Aim of the task
Copy every line of the entries that has the string "heads" in it.
++++++++
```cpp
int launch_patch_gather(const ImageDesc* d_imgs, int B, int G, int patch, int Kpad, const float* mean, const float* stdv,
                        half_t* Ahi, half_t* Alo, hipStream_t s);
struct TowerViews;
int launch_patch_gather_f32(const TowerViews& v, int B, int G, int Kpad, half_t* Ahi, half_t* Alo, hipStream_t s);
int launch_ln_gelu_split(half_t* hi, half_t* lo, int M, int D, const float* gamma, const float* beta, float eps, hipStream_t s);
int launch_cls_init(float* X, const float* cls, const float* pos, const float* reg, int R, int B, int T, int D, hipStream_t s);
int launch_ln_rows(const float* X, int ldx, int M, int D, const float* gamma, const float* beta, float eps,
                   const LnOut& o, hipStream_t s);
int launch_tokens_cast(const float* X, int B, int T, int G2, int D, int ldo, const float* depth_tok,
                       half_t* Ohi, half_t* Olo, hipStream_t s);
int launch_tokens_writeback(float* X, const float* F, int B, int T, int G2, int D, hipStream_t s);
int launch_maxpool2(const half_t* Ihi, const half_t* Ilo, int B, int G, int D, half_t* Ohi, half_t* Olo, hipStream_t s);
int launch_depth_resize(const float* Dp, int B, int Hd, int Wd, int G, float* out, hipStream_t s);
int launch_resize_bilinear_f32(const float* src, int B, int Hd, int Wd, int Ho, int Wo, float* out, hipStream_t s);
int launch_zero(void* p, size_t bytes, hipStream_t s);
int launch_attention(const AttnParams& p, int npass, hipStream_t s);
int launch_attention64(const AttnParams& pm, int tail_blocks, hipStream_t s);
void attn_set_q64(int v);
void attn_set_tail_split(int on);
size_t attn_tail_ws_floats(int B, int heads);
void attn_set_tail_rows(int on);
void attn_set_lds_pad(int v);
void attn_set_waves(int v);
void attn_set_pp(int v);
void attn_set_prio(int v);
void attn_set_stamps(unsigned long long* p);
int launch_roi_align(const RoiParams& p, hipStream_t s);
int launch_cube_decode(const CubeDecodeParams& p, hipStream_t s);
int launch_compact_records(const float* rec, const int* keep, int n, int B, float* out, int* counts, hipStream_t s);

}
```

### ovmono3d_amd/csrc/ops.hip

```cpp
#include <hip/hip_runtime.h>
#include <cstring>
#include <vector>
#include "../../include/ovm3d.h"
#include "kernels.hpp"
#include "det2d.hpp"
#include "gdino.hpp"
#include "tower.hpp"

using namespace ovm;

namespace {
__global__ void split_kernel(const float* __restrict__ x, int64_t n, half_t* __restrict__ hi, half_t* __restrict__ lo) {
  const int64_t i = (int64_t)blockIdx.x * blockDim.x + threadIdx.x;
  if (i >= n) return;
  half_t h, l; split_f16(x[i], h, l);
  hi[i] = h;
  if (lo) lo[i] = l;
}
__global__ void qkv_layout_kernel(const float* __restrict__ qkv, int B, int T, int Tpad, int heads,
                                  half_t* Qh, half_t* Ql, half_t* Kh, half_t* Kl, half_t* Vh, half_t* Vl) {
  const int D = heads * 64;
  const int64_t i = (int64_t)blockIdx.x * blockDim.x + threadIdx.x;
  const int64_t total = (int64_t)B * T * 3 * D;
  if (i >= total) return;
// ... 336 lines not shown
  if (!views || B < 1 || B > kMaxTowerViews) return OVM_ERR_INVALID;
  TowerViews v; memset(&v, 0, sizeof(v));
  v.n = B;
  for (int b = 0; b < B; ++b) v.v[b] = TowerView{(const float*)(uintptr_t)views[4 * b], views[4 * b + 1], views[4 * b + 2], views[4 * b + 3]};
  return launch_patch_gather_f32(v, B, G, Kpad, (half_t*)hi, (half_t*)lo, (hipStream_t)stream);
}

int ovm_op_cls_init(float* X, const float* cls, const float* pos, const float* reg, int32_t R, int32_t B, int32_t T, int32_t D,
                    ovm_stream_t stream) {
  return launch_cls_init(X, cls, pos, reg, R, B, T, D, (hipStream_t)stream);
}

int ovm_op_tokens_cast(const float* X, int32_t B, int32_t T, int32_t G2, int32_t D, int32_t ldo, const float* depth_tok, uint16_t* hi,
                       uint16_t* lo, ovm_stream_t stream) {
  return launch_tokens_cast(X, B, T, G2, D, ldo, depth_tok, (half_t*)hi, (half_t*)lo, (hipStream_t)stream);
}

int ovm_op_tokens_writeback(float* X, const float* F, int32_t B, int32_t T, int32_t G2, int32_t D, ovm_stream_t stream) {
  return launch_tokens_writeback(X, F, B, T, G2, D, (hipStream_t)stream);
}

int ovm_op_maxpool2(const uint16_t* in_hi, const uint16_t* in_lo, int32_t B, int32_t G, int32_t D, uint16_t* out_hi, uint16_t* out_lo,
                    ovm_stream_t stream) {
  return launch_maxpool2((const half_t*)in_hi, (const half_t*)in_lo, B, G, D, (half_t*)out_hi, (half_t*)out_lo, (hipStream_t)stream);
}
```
++++++++
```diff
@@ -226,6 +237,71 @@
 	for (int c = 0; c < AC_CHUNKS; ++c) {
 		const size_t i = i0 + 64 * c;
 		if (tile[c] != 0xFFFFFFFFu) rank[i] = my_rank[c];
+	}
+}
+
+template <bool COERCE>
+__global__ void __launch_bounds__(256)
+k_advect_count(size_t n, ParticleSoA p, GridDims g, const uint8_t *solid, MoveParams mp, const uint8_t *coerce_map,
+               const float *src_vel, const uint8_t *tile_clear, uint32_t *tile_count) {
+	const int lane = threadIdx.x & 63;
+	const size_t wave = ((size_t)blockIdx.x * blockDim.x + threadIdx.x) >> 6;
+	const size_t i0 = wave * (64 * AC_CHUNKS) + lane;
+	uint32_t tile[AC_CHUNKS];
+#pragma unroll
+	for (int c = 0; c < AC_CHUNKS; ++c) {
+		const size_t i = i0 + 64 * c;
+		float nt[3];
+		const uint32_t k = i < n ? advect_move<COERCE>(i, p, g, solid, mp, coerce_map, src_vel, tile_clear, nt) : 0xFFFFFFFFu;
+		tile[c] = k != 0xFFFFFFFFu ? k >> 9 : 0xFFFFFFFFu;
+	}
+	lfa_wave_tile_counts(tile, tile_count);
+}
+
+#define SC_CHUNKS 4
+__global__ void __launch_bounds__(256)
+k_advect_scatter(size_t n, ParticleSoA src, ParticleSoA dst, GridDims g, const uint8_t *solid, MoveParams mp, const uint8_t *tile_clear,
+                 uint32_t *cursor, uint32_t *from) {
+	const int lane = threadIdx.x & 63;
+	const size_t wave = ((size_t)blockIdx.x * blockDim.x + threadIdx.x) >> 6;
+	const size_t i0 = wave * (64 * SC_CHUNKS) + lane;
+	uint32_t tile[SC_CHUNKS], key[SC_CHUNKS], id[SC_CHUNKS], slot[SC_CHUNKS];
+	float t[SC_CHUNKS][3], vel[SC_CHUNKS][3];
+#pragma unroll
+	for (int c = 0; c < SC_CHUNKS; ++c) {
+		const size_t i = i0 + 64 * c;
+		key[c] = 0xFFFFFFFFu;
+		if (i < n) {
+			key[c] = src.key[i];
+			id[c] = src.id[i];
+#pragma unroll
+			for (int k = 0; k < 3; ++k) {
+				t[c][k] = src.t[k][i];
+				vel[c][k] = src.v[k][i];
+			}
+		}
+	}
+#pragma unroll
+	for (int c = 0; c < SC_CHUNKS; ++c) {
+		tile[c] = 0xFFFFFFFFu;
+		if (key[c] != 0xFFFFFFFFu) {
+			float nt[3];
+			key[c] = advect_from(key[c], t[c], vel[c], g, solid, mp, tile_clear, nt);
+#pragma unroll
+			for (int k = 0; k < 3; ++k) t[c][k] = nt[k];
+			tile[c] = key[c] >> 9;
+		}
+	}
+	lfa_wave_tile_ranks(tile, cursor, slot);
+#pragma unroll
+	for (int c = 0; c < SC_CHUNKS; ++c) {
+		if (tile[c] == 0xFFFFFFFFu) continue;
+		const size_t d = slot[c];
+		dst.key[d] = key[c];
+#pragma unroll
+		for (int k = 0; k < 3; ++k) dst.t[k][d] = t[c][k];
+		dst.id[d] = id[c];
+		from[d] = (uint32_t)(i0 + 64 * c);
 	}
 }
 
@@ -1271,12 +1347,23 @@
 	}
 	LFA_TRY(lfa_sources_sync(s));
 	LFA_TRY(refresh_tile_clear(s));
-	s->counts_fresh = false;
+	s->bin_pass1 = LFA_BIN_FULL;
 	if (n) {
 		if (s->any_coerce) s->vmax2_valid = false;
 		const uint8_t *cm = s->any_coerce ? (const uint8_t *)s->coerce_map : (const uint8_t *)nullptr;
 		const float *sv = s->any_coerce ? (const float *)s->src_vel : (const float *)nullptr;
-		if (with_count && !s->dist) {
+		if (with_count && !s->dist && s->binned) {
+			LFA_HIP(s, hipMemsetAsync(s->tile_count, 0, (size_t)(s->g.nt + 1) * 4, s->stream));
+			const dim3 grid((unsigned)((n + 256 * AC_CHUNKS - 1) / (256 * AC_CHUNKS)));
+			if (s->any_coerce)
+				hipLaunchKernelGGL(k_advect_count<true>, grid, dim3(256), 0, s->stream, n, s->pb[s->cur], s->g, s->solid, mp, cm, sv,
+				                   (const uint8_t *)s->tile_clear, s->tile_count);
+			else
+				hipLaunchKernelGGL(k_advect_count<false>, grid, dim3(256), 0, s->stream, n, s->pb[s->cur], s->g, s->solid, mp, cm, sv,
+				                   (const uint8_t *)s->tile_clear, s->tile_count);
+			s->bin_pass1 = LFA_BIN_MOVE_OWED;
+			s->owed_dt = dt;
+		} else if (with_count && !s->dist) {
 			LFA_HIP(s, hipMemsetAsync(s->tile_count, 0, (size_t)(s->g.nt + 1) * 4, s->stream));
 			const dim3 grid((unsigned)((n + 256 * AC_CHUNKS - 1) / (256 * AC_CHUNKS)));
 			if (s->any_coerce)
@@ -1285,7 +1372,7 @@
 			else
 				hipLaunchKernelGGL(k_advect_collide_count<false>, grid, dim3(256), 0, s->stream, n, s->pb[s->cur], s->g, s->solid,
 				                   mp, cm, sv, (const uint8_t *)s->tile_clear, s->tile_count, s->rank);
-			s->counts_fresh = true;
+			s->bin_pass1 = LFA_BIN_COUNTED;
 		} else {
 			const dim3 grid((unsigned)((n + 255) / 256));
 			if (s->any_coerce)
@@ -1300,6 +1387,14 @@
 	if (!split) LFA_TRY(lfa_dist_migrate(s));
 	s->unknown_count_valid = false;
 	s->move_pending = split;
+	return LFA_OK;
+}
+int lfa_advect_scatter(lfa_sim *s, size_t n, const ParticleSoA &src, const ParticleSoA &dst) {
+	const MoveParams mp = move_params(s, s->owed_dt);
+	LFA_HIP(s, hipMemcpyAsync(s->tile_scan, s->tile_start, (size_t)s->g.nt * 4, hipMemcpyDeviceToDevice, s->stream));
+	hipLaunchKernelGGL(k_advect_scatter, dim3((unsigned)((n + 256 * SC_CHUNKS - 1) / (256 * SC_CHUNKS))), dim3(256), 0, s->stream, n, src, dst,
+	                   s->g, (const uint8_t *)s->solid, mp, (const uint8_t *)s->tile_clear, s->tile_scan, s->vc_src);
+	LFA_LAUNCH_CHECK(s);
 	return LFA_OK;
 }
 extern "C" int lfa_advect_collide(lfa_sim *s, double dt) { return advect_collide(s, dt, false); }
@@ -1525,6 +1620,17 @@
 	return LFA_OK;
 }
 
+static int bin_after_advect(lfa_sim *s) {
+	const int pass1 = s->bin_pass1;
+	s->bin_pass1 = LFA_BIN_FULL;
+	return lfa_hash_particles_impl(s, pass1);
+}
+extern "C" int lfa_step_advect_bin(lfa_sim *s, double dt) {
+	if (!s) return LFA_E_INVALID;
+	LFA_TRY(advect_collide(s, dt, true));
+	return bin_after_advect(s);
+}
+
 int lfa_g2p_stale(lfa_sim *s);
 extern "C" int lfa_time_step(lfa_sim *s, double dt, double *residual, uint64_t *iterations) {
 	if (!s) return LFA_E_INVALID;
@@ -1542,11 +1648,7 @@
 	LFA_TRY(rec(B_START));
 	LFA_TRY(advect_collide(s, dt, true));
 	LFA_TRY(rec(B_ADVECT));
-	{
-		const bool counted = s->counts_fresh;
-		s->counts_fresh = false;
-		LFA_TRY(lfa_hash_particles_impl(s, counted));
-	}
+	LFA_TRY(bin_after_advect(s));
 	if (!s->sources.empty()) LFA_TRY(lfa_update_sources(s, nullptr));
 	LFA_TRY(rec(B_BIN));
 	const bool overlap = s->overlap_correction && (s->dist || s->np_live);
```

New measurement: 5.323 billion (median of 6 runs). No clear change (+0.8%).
++++++++
Response below
size_t attn_tail_ws_floats(int B, int heads);
__global__ void qkv_layout_kernel(const float* __restrict__ qkv, int B, int T, int Tpad, int heads,
  const int D = heads * 64;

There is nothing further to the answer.